The pay phones in the Galleria were located all through the mall, some of them close to the parking decks, some of them around the escalators. The one from which Judge Roberts had been called was near one of the escalators. If the gods had been smiling on him, the Galleria would have had surveillance cameras aimed at the huge main concourse; no such luck. He’d had to settle for the stores near that particular pay phone. The security cameras aimed at the store entrances were the only ones that could possibly pick up the traffic at that pay phone.
Most of them were complete washouts. The angle was wrong; one camera had malfunctioned and showed nothing new on the tape for a couple of weeks, which told Cahill how often it was checked. Most surveillance tapes ran on loops; if you didn’t get to them before the loop was completed, they would begin taping over whatever was at the beginning.

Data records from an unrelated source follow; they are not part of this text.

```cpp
void dev_align(const pgx_seqdb *db, const pgx_align_key *d_keys, size_t n, int band, pgx_match *d_out, int tail_batch) {
  if (n == 0) return;
  const long small_max = getenv("PGX_ALIGN_SMALL") ? atol(getenv("PGX_ALIGN_SMALL")) : tail_batch >= 2 ? 250000 : tail_batch ? 60000 : 13000;
  KernelTimer tm((long)n <= small_max ? "align1" : "align", n);
  int ring = 64;
  while (ring < 2 * band + 8) ring <<= 1;
  hipStream_t st = ctx().stream;
  const bool one_packed = seq_packs_valid(db) && db->n_flagged_reads == 0 && db->max_rlen <= 65535u &&
                          (!db->d_seq.p || !(getenv("PGX_ALIGN1_PACKED") && atoi(getenv("PGX_ALIGN1_PACKED")) == 0));
  PGX_REQUIRE(db->d_seq.p || one_packed, PGX_ESTATE, "the seqdb's bytes were released (pgx_seqdb_release_bytes) and its packs are gone");
  if ((long)n <= small_max) {
    if (one_packed)
      hipLaunchKernelGGL(k_align1<true>, dim3((unsigned)n), dim3(64), ring * sizeof(int32_t), st, reinterpret_cast<const uint8_t *>(db->d_pack.p), db->d_poff.p,
                         db->d_rlen.p, d_keys, (uint32_t)n, band, ring, d_out);
    else
      hipLaunchKernelGGL(k_align1<false>, dim3((unsigned)n), dim3(64), ring * sizeof(int32_t), st, db->d_seq.p, db->d_roff.p, db->d_rlen.p, d_keys,
                         (uint32_t)n, band, ring, d_out);
    PGX_HIP(hipGetLastError());
    return;
  }
  uint32_t *counter = ws<uint32_t>("align.counter", 8);
  PGX_HIP(hipMemsetAsync(counter, 0, 8 * sizeof(uint32_t), st));
  if (db->max_rlen > 65535u) {
    const unsigned grid = (unsigned)std::min<size_t>((n + 7) / 8, (size_t)ctx().num_cu * 20);
    hipLaunchKernelGGL((k_align4<8, int32_t>), dim3(grid), dim3(64), 8 * ring * sizeof(int32_t), st, db->d_seq.p, db->d_roff.p, db->d_rlen.p,
                       d_keys, (uint32_t)n, band, ring, d_out, counter);
    PGX_HIP(hipGetLastError());
    return;
  }
  const size_t lds_wave = (size_t)8 * ring * sizeof(uint16_t);
  const unsigned waves_cu = (unsigned)std::min<size_t>(32, (158u << 10) / lds_wave);
  const long nw_env = getenv("PGX_ALIGN_NW") ? atol(getenv("PGX_ALIGN_NW")) : 0;
  unsigned NW = 1;
  for (unsigned c = 16; c >= 1; c >>= 1)
    if (c <= waves_cu && (waves_cu / c) * c > (waves_cu / NW) * NW) NW = c;
  if (waves_cu >= 16 && (waves_cu / 16) * 16 >= (waves_cu / NW) * NW) NW = 16;
  if (nw_env >= 1 && nw_env <= 16 && (unsigned)nw_env <= waves_cu) NW = (unsigned)nw_env;
  const size_t lds = lds_wave * NW;
  const unsigned wg_cu = waves_cu / NW;
  const char *pm = getenv("PGX_ALIGN_PACKED_MIN");
  const long packed_min = pm ? atol(pm) : 100000;
  const uint32_t *packs = (packed_min >= 0 && ((long)n >= packed_min || seq_packs_valid(db))) ? seq_packs(db) : nullptr;
  const size_t n_wg = (size_t)ctx().num_cu * wg_cu;
  auto segment = [&](size_t cnt) {
    const long se = getenv("PGX_ALIGN_SEG") ? atol(getenv("PGX_ALIGN_SEG")) : 0;
    size_t sg = se > 0 ? (size_t)se : std::min<size_t>(512, std::max<size_t>(8 * NW, cnt / (n_wg * 16)));
    return (uint32_t)((sg + 7) & ~(size_t)7);
  };
  const uint32_t seg = segment(n);
  const unsigned grid = (unsigned)std::min<size_t>((n + seg - 1) / seg, n_wg);
  if (packs) {
    const uint32_t iter_limit = getenv("PGX_ALIGN_ITER_LIMIT") ? (uint32_t)atol(getenv("PGX_ALIGN_ITER_LIMIT")) : 2500u;
    uint32_t *esc = ws<uint32_t>("align.esc", 2 * n + 4);
    PGX_HIP(hipMemsetAsync(esc, 0, 3 * sizeof(uint32_t), st));
    const uint32_t *order = nullptr;
    const long order_min = getenv("PGX_ALIGN_ORDER_MIN") ? atol(getenv("PGX_ALIGN_ORDER_MIN")) : 200000;
    if (db->locus_ordered && order_min >= 0 && (long)n >= order_min) {
      const uint32_t nn = (uint32_t)n;
      uint32_t *k_in = ws<uint32_t>("align.ord_kin", n), *k_out = ws<uint32_t>("align.ord_kout", n), *v_in = ws<uint32_t>("align.ord_vin", n),
               *v_out = ws<uint32_t>("align.ord_vout", n);
      hipLaunchKernelGGL(k_order_keys, dim3((nn + 255) / 256), dim3(256), 0, st, d_keys, nn, db->d_prank.p, k_in, v_in, esc + 3);
      int bits = 1;
      while (bits < 32 && (db->rlen_by_rid.size() >> bits)) ++bits;
      size_t tb = 0;
      PGX_HIP(hipcub::DeviceRadixSort::SortPairs(nullptr, tb, k_in, k_out, v_in, v_out, (int)nn, 0, bits, st));
      void *tmp = ws_raw("align.ord_tmp", tb + 256);
      PGX_HIP(hipcub::DeviceRadixSort::SortPairs(tmp, tb, k_in, k_out, v_in, v_out, (int)nn, 0, bits, st));
      order = v_out;
    }
    hipLaunchKernelGGL((k_align_ph<8, uint16_t, true>), dim3(grid), dim3(64 * NW), lds, st, reinterpret_cast<const uint8_t *>(packs), db->d_poff.p,
                       db->d_rlen.p, d_keys, (uint32_t)n, band, ring, d_out, counter, order ? esc + 3 : (const uint32_t *)nullptr, order, esc,
                       esc + 4, db->d_nflag.p, seg, iter_limit);
    if (db->n_flagged_reads) {
      const uint32_t seg2 = segment(n / 16 + 1);
      hipLaunchKernelGGL((k_align_ph<8, uint16_t, false>), dim3((unsigned)std::min<size_t>(n / (64 * NW) + 8, n_wg)), dim3(64 * NW), lds, st,
                         db->d_seq.p, db->d_roff.p, db->d_rlen.p, d_keys, (uint32_t)n, band, ring, d_out, esc + 2, esc + 1, esc + 4 + n, esc, esc + 4,
                         (const uint32_t *)nullptr, seg2, iter_limit);
    }
    const dim3 g1((unsigned)std::min<size_t>(std::max<size_t>(n / 256, 256), (size_t)ctx().num_cu * 32));
    if (one_packed)
      hipLaunchKernelGGL(k_align1_list<true>, g1, dim3(64), ring * sizeof(int32_t), st, reinterpret_cast<const uint8_t *>(packs), db->d_poff.p, db->d_rlen.p,
                         d_keys, esc, esc + 4, band, ring, d_out);
    else
      hipLaunchKernelGGL(k_align1_list<false>, g1, dim3(64), ring * sizeof(int32_t), st, db->d_seq.p, db->d_roff.p, db->d_rlen.p, d_keys, esc, esc + 4, band,
                         ring, d_out);
  } else {
    hipLaunchKernelGGL((k_align_ph<8, uint16_t, false>), dim3(grid), dim3(64 * NW), lds, st, db->d_seq.p, db->d_roff.p, db->d_rlen.p, d_keys,
                       (uint32_t)n, band, ring, d_out, counter, (const uint32_t *)nullptr, (const uint32_t *)nullptr, (uint32_t *)nullptr,
                       (uint32_t *)nullptr, (const uint32_t *)nullptr, seg, 0u);
  }
  PGX_HIP(hipGetLastError());
}

}
```

Baseline: 61.45 million.

## Add fast path for narrow-band wave iterations in phased aligner kernel

Adds a FAST template variant of the phased alignment kernel. When every lane group in a wavefront is in the STEP phase with a diagonal band narrow enough to fit one 8-lane group (or is done), it runs step, probe, snake and end-of-round in a single loop iteration. This skips the separate STEP→ROUND→SNAKE→END phase transitions and their intermediate syncs. It is enabled by default, can be turned off with an environment variable, and adds optional stats counters. The cost is extra code and register pressure, plus a wave-wide ballot check on every iteration.

```diff
diff --git a/peregrine_amd/csrc/pgx_align.hip b/peregrine_amd/csrc/pgx_align.hip
--- a/peregrine_amd/csrc/pgx_align.hip
+++ b/peregrine_amd/csrc/pgx_align.hip
@@ -1,4 +1,6 @@
 #include <hipcub/hipcub.hpp>
+
+#include <type_traits>
 
 #include "pgx_internal.h"
 
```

Wait too long, and everything in the desired time period was gone.
The best part about them was that they were timed and dated. He had the exact time of the call made to Judge Roberts, so he didn’t have to watch each entire tape. Allowing for discrepancies in the timers, he began fifteen minutes before the targeted time, and watched for fifteen minutes afterward. That was half an hour on each tape, taking note of the people who walked past the store entrances, comparing them to the next tape, and the next one. He finally hit paydirt: a man in a light-colored suit used that particular phone and the digital time on the tape put it within two minutes of what the telephone company said was the time of the call. Cahill continued watching, and no one else used that phone for at least five minutes. The next user was a young girl in baggy jeans and huge, clunky boots.
Bingo. The man in the light-colored suit was the most likely suspect.
That was the good news. The bad news was that the angle was awful, and showed only the lower two-thirds of the body.
Back to all the other tapes, trying to catch a glimpse of a man wearing a light-colored suit as he walked past the stores on his way to that phone.
Finally he came up with an image, blurred, the face turned away, but at least he had something. When the picture was enhanced, maybe they would be able to pick out something that would lead them to the guy. Maybe Sarah or one of the family would recognize him.
“Sarah, please, stay,” Barbara said, leaning over to take both of Sarah’s hands in hers. They were in the suite’s parlor, alone, amazingly. “The house will have to be closed up and sold, and none of us can spare the time right now. We talked it over, and all of us are strapped for time. There’s so much to be done with the legal aspects, Blair is still in school, Randall’s granddaughter has to have open-heart surgery—we need you. Your salary will be the same.”
Sarah squeezed Barbara’s hands. “Of course I’ll stay. You don’t have to convince me. I’ll be here as long as you need me.”
“You’ve been a godsend; you have no idea. If you hadn’t been here, I don’t think I could have coped.” Barbara was tired, her face drawn with grief, but she was dry-eyed.
“Do you have any idea how long—”
“At least a month, maybe more. We have to settle his affairs, his personal effects have to be packed, things put in storage. We don’t want the house to sit empty until it sells; houses deteriorate so fast without someone living in them. It may sell immediately, but it may not.”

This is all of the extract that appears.